Description:
# Description
The MySQL optimizer fails to treat a column as "constant" for ORDER BY simplification purposes when that column is filtered using `IS NULL` in the `WHERE` clause.
According to the MySQL Manual:
1. `NULL` values are not strictly comparable. (https://dev.mysql.com/doc/refman/8.4/en/working-with-null.html)
> “Two `NULL` values are regarded as equal in a `GROUP BY`.
When doing an `ORDER BY`, `NULL` values are presented first if you do `ORDER BY ... ASC` and last if you do `ORDER BY ... DESC`.”
2. https://dev.mysql.com/doc/refman/8.4/en/order-by-optimization.html:
> "all unused portions of the index and all extra ORDER BY columns are constants in the WHERE clause."
However, the optimizer currently only seems to recognize equality operators (e.g., `col = 5`) as constants, failing to recognize that `col IS NULL` also guarantees a single value (`NULL`) for sorting purposes.
# Behavior
When running a query with: `WHERE col_a = [CONST] AND col_b IS NULL ORDER BY col_a, col_b` MySQL resorts to a `filesort` even if a covering index `(col_a, col_b)` exists. If `col_b` is removed from the `ORDER BY`, the optimizer correctly uses the index (Range scan / Using index).
# Analysis
An optimization trace analysis provided the conclusive evidence. For the example below provided in the "How to repeat" section, if we collected and inspected the optimizer trace for the filesort query, we will see the following:
```json
"simplifying_order_by": {
"original_clause": "`issue_repro`.`category_id`,`issue_repro`.`nullable_date`,`issue_repro`.`item_name`",
"items": [
{
"item": "`issue_repro`.`category_id`",
"equals_constant_in_where": true
},
{
"item": "`issue_repro`.`nullable_date`"
},
{
"item": "`issue_repro`.`item_name`"
}
],
"resulting_clause_is_simple": true,
"resulting_clause": "`issue_repro`.`nullable_date`,`issue_repro`.`item_name`"
}
```
It should have marked `nullable_date` with `"equals_constant_in_where": true` too but it did not.
How to repeat:
-- 1. Create the database and use it (since you didn't have one selected)

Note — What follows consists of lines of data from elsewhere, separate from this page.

template <int DIM, bool WANT_IDX>
fx3d_status launch_small(const Nn1Params &p, const Plan &pl, hipStream_t st) {
    if (pl.variant == 4) {
        if (DIM == 3) {
            const bool small = (p.N > p.M ? p.N : p.M) <= kTySl * kTyG;
            if (pl.R == 2 && small) hipLaunchKernelGGL((nn1_tiny_kernel<2, 1, WANT_IDX>), dim3(pl.grid), dim3(kTyThreads), 0, st, p);
            else if (pl.R == 2) hipLaunchKernelGGL((nn1_tiny_kernel<2, 4, WANT_IDX>), dim3(pl.grid), dim3(kTyThreads), 0, st, p);
            else if (small) hipLaunchKernelGGL((nn1_tiny_kernel<1, 1, WANT_IDX>), dim3(pl.grid), dim3(kTyThreads), 0, st, p);
            else hipLaunchKernelGGL((nn1_tiny_kernel<1, 4, WANT_IDX>), dim3(pl.grid), dim3(kTyThreads), 0, st, p);
        }
        FX3D_LAUNCH_CHECK();
        return FX3D_OK;
    }
    if (pl.variant == 3) {
        if (DIM == 3) {
            const void *kfn = p.pscr ? reinterpret_cast<const void *>(&nn1_f16_kernel<WANT_IDX, false, true>)
                              : p.fuse_split ? reinterpret_cast<const void *>(&nn1_f16_kernel<WANT_IDX, true>)
                                             : reinterpret_cast<const void *>(&nn1_f16_kernel<WANT_IDX, false>);
            const fx3d_status arc = ensure_dynamic_lds(kfn, (int)(kHChunkMax * 32 + kHScratchBytes + (p.pscr ? kHBoxBytes : 0)), "nn1_f16_kernel");
            if (arc != FX3D_OK) return arc;
            if (p.pscr) hipLaunchKernelGGL((nn1_f16_kernel<WANT_IDX, false, true>), dim3(pl.grid), dim3(kHThreads), pl.lds_bytes + kHBoxBytes, st, p);
            else if (p.fuse_split) hipLaunchKernelGGL((nn1_f16_kernel<WANT_IDX, true>), dim3(pl.grid), dim3(kHThreads), pl.lds_bytes, st, p);
            else hipLaunchKernelGGL((nn1_f16_kernel<WANT_IDX, false>), dim3(pl.grid), dim3(kHThreads), pl.lds_bytes, st, p);
        }
        FX3D_LAUNCH_CHECK();
        return FX3D_OK;
    }
    switch (pl.R) {
        case 4:
            hipLaunchKernelGGL((nn1_small_d_kernel<DIM, 4, WANT_IDX>), dim3(pl.grid), dim3(kThreads), pl.lds_bytes, st, p);
            break;
        case 2:
            hipLaunchKernelGGL((nn1_small_d_kernel<DIM, 2, WANT_IDX>), dim3(pl.grid), dim3(kThreads), pl.lds_bytes, st, p);
            break;
        default:
            hipLaunchKernelGGL((nn1_small_d_kernel<DIM, 1, WANT_IDX>), dim3(pl.grid), dim3(kThreads), pl.lds_bytes, st, p);
            break;
    }
    FX3D_LAUNCH_CHECK();
    return FX3D_OK;
}

fx3d_status check_shapes(const char *fn, const void *x, int N, const void *y, int M, int B, int D) {
    FX3D_REQUIRE(x && y, "%s: null input pointer", fn);
    FX3D_REQUIRE(N > 0 && M > 0 && B > 0 && D > 0, "%s: empty input (N=%d M=%d B=%d D=%d)", fn, N, M, B, D);
    FX3D_REQUIRE((long long)B * 2 * (((long long)(N > M ? N : M) + 255) / 256) < (1ll << 30),
                 "%s: problem too large for one launch", fn);
    return FX3D_OK;
}

constexpr long long kSplitFuseMax = 255;
struct Fused {
    unsigned int *ticket;
    unsigned int nvalid;
    double *sums_out;
    float *loss_out;
    float w1, w2;
    long long Bg;
};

CREATE DATABASE IF NOT EXISTS bug_test;
USE bug_test;
-- 2. Create a table with a nullable column
CREATE TABLE `issue_repro` (
`id` bigint NOT NULL AUTO_INCREMENT,
`category_id` bigint NOT NULL,
`nullable_date` datetime DEFAULT NULL,
`item_name` varchar(255) NOT NULL,
PRIMARY KEY (`id`),
KEY `idx_cover` (`category_id`,`nullable_date`,`item_name`)
) ENGINE=InnoDB;
-- 3. Insert generic dummy data
INSERT INTO `issue_repro` (`category_id`, `nullable_date`, `item_name`) VALUES
(100, NULL, 'Item A'),
(100, NULL, 'Item B'),
(100, '2024-01-01 00:00:00', 'Item C'),
(100, NULL, 'Item D'),
(200, NULL, 'Item E');
-- 4. Update statistics
ANALYZE TABLE `issue_repro`;
-- 5. REPRODUCTION QUERY
-- We filter by category_id (constant) and nullable_date (IS NULL).
-- We ORDER BY the exact index definition.
-- EXPECTED: Using index (Range scan)
-- ACTUAL: Using where; Using filesort
EXPLAIN SELECT id, item_name
FROM issue_repro
WHERE category_id = 100
AND nullable_date IS NULL
ORDER BY category_id, nullable_date, item_name;
-- 6. CONTROL TEST
-- Removing the IS NULL column from ORDER BY fixes the plan,
EXPLAIN SELECT id, item_name
FROM issue_repro
WHERE category_id = 100
AND nullable_date IS NULL
ORDER BY category_id, item_name;
Suggested fix:
Update the optimizer's `ORDER BY` simplification logic to recognize `col IS NULL` in the `WHERE` clause as a constant.